Jamf Nation Community

Reposting this from my personal website to gain some visibility. 

UPDATE 1: I'm being told now that this change IS RETROACTIVE. Meaning your dozens/hundreds/thousands of endpoints that have been configured with Prestage enrollment, and an admin account created in that process, will have that password randomized. Which will break Secure Token/Volume Ownership/etc. Maybe you're okay with this, but if you're not, you NEED to reach out to your Jamf Representative and tell them. 

I wanted to bring up that a big change is coming to Jamf soon and they (Jamf) seem to think it’ll be well received all around: forced LAPS for Prestage (ADE/DEP) admin accounts (See bullet 2 here, https://learn.jamf.com/bundle/jamf-pro-release-notes-current/page/Deprecations_and_Removals.html, “Functionality to specify the local administrator account for computers in a PreStage enrollment”).

And to start with, I applaud Jamf for working on a LAPS solution. All we've ever asked in this whole thing is: Make it optional (for those that already have a solution, or want to see this bake longer). If you know this is going to break your fleet, you need to reach out to your Jamf rep and let them know. 
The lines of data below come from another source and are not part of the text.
# dacase/rnamotif

Hardware: AMD Instinct MI355X
Metric: Mbases scanned/sec (whole node) + hits/sec, trna.descr (higher is better)
Workload: dtype u8; 1 GPU; trna.descr (15 elements) over 100 x 1000000 base synthetic records per GPU (iid uniform acgt, numpy default_rng(20240601)), both strands; database resident in HBM (no upload in the step); bases_per_gpu=100000000, total_bases=100000000, candidates=5837, parallelism=1 GPU

## Files before the change

### rnamotif_amd/csrc/rm_efn2_core.h

```cpp
#pragma once
#include "rm_efn_core.h"

#define RME2_INF	RMA_EFN2_INFINITY
template< class Cand, int BIG = 0 >
struct rme2_ctx_t {
	static constexpr int	max_helix = BIG ? 52 : 16, stk = BIG ? 128 : 32;
	const rma_efn2data_t	*E;
	const Cand	*C;
	int	l_base;
	RMD_FN_MEMBER int	bc( int i ) const { return C->bc( i ); }
	RMD_FN_MEMBER int	bp( int i ) const { return C->bp( i ); }
};

RMD_FN int rme2_min( int a, int b ) { return a < b ? a : b; }

template< class X > RMD_FN int rme2_aupen( const X &x, int i, int j )
{
	return ( x.bc( i ) == RMA_BC_T || x.bc( j ) == RMA_BC_T ) ? x.E->auend : 0;
}
template< class X > RMD_FN int rme2_dangle( const X &x, int i, int j, int ip, int jp )
{
	return x.E->dangle[ x.bc( i ) ][ x.bc( j ) ][ x.bc( ip ) ][ jp ];
}
template< class X > RMD_FN int rme2_loginc( const X &x, int size )
// ... 101 lines not shown
	}
	if( closed )
		coax[ n ][ n ] = coax[ 0 ][ 0 ];
	const int	npair = closed ? n : n - 1;
	for( int h = 0; h < npair; h++ ){
		const int	d = hx[ h + 1 ][ 1 ] - hx[ h ][ 0 ];
		int	v = coax[ h ][ h ] + coax[ h + 1 ][ h + 1 ];
		if( d == 1 )
			v = rme2_min( v, RME2_T4( coax, hx[ h ][ 1 ], hx[ h ][ 0 ], hx[ h + 1 ][ 1 ], hx[ h + 1 ][ 0 ] ) );
		else if( d == 2 ){
			bool	g5, g3;
			if( closed ){
				g5 = h != 0 ? hx[ h ][ 1 ] - hx[ h - 1 ][ 0 ] > 1 : hx[ 0 ][ 1 ] - hx[ n - 1 ][ 0 ] > 1;
				g3 = h != n - 1 ? hx[ h + 2 ][ 1 ] - hx[ h + 1 ][ 0 ] > 1 : hx[ 1 ][ 1 ] - hx[ 0 ][ 0 ] > 1;
			}else{
				g5 = h != 0 ? hx[ h ][ 1 ] - hx[ h - 1 ][ 0 ] > 1 : hx[ 0 ][ 1 ] > 1;
				g3 = h != n - 2 ? hx[ h + 2 ][ 1 ] - hx[ h + 1 ][ 0 ] > 1 : hx[ n - 1 ][ 0 ] < l_base;
			}
			if( g5 ){
				const int	t = h != 0 ?
					RME2_T4( tstackcoax, hx[ h ][ 0 ], hx[ h ][ 1 ], hx[ h ][ 0 ] + 1, hx[ h ][ 1 ] - 1 ) :
					RME2_T4( tstackcoax, hx[ h ][ 1 ], hx[ h ][ 0 ], hx[ h ][ 0 ] + 1, hx[ h ][ 1 ] - 1 );
				v = rme2_min( v, t + RME2_T4( coaxstack, hx[ h ][ 0 ] + 1, hx[ h ][ 1 ] - 1, hx[ h + 1 ][ 1 ], hx[ h + 1 ][ 0 ] ) );
			}
			if( g3 )
				v = rme2_min( v, RME2_T4( tstackcoax, hx[ h ][ 0 ] + 1, hx[ h + 1 ][ 0 ] + 1, hx[ h + 1 ][ 1 ], hx[ h + 1 ][ 0 ] ) +
					RME2_T4( coaxstack, hx[ h ][ 0 ], hx[ h ][ 1 ], hx[ h ][ 0 ] + 1, hx[ h + 1 ][ 0 ] + 1 ) );
		}
		coax[ h ][ h + 1 ] = v;
	}
	for( int h = 2; h <= m && h < n; h++ )
		for( int a = 0; a + h <= m; a++ ){
			int	v = coax[ a ][ a ] + coax[ a + 1 ][ a + h ];
			for( int b = 1; b < h; b++ )
				v = rme2_min( v, coax[ a ][ a + b ] + coax[ a + b + 1 ][ a + h ] );
			coax[ a ][ a + h ] = v;
		}
	if( closed )
		return rme2_min( coax[ 0 ][ n - 1 ], coax[ 1 ][ n ] );
	return n >= 1 ? coax[ 0 ][ n - 1 ] : 0;
}

template< class X > RMD_FN int rme2_efn2( const X &x )
{
	const rma_efn2data_t	*e = x.E;
	const int	l_base = x.l_base;
	int	stk_i[ X::stk ], stk_j[ X::stk ], sp = 0;
	int	hx[ X::max_helix + 1 ][ 2 ];
	int	energy = 0;
	stk_i[ sp ] = 0;
	stk_j[ sp ] = l_base;
	sp++;
	while( sp > 0 ){
		sp--;
		int	i = stk_i[ sp ], j = stk_j[ sp ];
		if( i < 0 || j < 0 || i > l_base || j > l_base )
			return RME2_INF;
		if( x.bp( i ) == j ){
			if( i >= j )
				return RME2_INF;
			for( bool again = true; again; ){
				again = false;
				while( x.bp( i + 1 ) == j - 1 ){
					energy += RME2_T4( stack, i, j, i + 1, j - 1 ) + e->eparam[ 1 ];
					i++;
					j--;
				}
				int	n_helix = 0, ip = 0, jp = 0;
				for( int k = i + 1; k < j; ){
					const int	q = x.bp( k );
					if( q > k ){
						n_helix++;
						ip = k;
						k = q + 1;
						jp = q;
					}else if( q == -1 )
						k++;
					else
						return RME2_INF;
				}
				if( n_helix == 0 )
					energy += rme2_hploop( x, i, j );
				else if( n_helix == 1 ){
					energy += rme2_ibloop( x, i, j, ip, jp );
					i = ip;
					j = jp;
					again = true;
				}else{
					n_helix++;
					if( n_helix >= X::max_helix )
						return RME2_INF;
					hx[ 0 ][ 0 ] = i;
					hx[ 0 ][ 1 ] = j;
					int	n_upn = 0;
					for( int h = 1; h < n_helix; h++ ){
						int	p = hx[ h - 1 ][ 0 ] + 1;
						while( x.bp( p ) == -1 )
							p++;
						const int	q = x.bp( p );
						energy += rme2_aupen( x, p, q );
						hx[ h ][ 1 ] = p;
						hx[ h ][ 0 ] = q;
						if( sp >= X::stk )
							return RME2_INF;
						stk_i[ sp ] = p;
						stk_j[ sp ] = q;
						sp++;
						n_upn += p - hx[ h - 1 ][ 0 ] - 1;
					}
					hx[ n_helix ][ 0 ] = hx[ 0 ][ 0 ];
					hx[ n_helix ][ 1 ] = hx[ 0 ][ 1 ];
					n_upn += hx[ n_helix ][ 1 ] - hx[ n_helix - 1 ][ 0 ] - 1;
					energy += e->efn2a + n_helix * e->efn2c;
					energy += n_upn <= 6 ? n_upn * e->efn2b :
						6 * e->efn2b + e->mbl_log[ n_upn < RMA_EFN_LOGINC ? n_upn : RMA_EFN_LOGINC - 1 ];
					energy += rme2_branches( x, hx, n_helix, true );
				}
			}
			continue;
		}
		int	n_helix = 0;
		while( i < l_base ){
			const int	q = x.bp( i );
			if( q != -1 ){
				n_helix++;
				i = q;
			}
			i++;
		}
		if( n_helix >= X::max_helix )
			return RME2_INF;
		int	p = 1;
		for( int h = 0; h < n_helix; h++ ){
			while( p <= l_base && x.bp( p ) == 0 )
				p++;
			const int	q = p <= l_base ? x.bp( p ) : -1;
			if( q < 0 )
				return RME2_INF;
			energy += rme2_aupen( x, p, q );
			hx[ h ][ 1 ] = p;
			hx[ h ][ 0 ] = q;
			if( sp >= X::stk )
				return RME2_INF;
			stk_i[ sp ] = p;
			stk_j[ sp ] = q;
			sp++;
			p = q + 1;
		}
		energy += rme2_branches( x, hx, n_helix, false );
	}
	return energy;
}

template< class Seq, int BIG = 0 >
RMD_FN int rme2_site_energy( const rmd_program_t *P, const rma_efn2data_t *E, const Seq *sq, const int32_t *w, int k,
	int16_t *bpbuf = nullptr, uint8_t *bcbuf = nullptr, int cache = 0 )
{
	rme_cand_t<Seq>	c;
	c.P = P;
	c.w = w;
	c.sq = sq;
	if( !c.setup( rmd_efn_sites( P )[ k ] ) )
		return RME_INF;
	if( bpbuf != nullptr && c.len <= cache )
		c.fill_cache( bpbuf, bcbuf );
	rme2_ctx_t< rme_cand_t<Seq>, BIG >	x;
	x.E = E;
	x.C = &c;
	x.l_base = c.len - 1;
	return rme2_efn2( x );
}
```

### rnamotif_amd/csrc/rm_efn_core.h

```cpp
#pragma once
#include "rm_dev_program.h"

#ifndef RMD_FN
#define RMD_FN	static inline
#endif
#ifndef RMD_FN_MEMBER
#define RMD_FN_MEMBER	inline
#endif

enum {
	RME_INTER = 0,
	RME_BULGE = RME_INTER + 31,
	RME_HAIRPIN = RME_BULGE + 31,
	RME_DANGLE = RME_HAIRPIN + 31,
	RME_POPPEN = RME_DANGLE + 250,
	RME_EPARAM = RME_POPPEN + 5,
	RME_MISC = RME_EPARAM + 16,
	RME_TRIKEY = RME_MISC + 9,
	RME_TRIVAL = RME_TRIKEY + 50,
	RME_TLVAL = RME_TRIVAL + 50,
	RME_STACK = RME_TLVAL + 100,
	RME_TSTKH = RME_STACK + 625,
	RME_TSTKI = RME_TSTKH + 625,
	RME_SINT2 = RME_TSTKI + 625,
	RME_ASINT = RME_SINT2 + 900,
	RME_SINT4 = RME_ASINT + 4500,
	RME_N16 = RME_SINT4 + 22500
};
enum { RME_MAXPEN, RME_AUEND, RME_GUBONUS, RME_CSLOPE, RME_CINT, RME_C3, RME_GAIL, RME_NTRI, RME_NTL };
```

On it’s face, this sounds great. Static passwords are bad. LAPS is good. Right? Right?!

So yes, Good LAPS is good. Bad LAPS is… bad. Very bad.

First, Jamf is using Apple’s inferior LAPS functionality via the MDM “SetAutoAdminPassword” (https://developer.apple.com/documentation/devicemanagement/set_the_local_administrator_password). This basically just pushes a new hashed password into the OS, which breaks Secure Token and Volume Ownership (due to Apple reality). So Prestage configured admin accounts will no longer have any Crypto permissions (no logging into a Filevaulted computer, Applying updates on Apple Silicon machines, etc.

Second, Jamf is also forcing their same 29 character passwords (like Recovery Lock). 

Jamf has said “you can use the management account!” but many of us with Jamf Pro infrastructures that span several years (with thousands of computers) have management accounts that were used for Jamf Remote, never actual login. Jamf remote is no more, and Jamf decided to repurpose this formerly invisible account to be some kind of “admin” account (I honestly don’t know who they’re talking to sometimes). Those accounts are named who knows what (because it wasn’t visible), have no secure token, and still would rely on Jamf’s immature LAPS.

So, you say, “Just ignore Prestage admin account!” Somewhat easier said than done. If you don’t have that account created via Prestage, you cannot skip account creation (which makes sense, why would you want a computer with no accounts). So, you make the Prestage admin account some throw away account name that you can delete, or use in an emergency with the FileVault recovery key. Then you have a policy create your _real_ admin account. Great (assuming enrollment policies actually run properly). You login, but now notice that that account doesn’t have secure token, and bootstrap hasn’t been escrowed (it’s unclear why this is happening, as the first user to login SHOULD get SecureToken, and bootstrap should escrow. However, having tested this several times on a current macOS 14.2.1 machine, I can confirm this is the behavior). So you have to do the whole “no accounts have secure token, so you can grant secure token to the account itself” (sysadminctl -secureTokenOn username -password “password” -adminUser “username” -adminPassword “password”), and then manually escrow bootstrap (profiles install -type bootstraptoken). All good, but more and more work to work around Jamf’s decisions. 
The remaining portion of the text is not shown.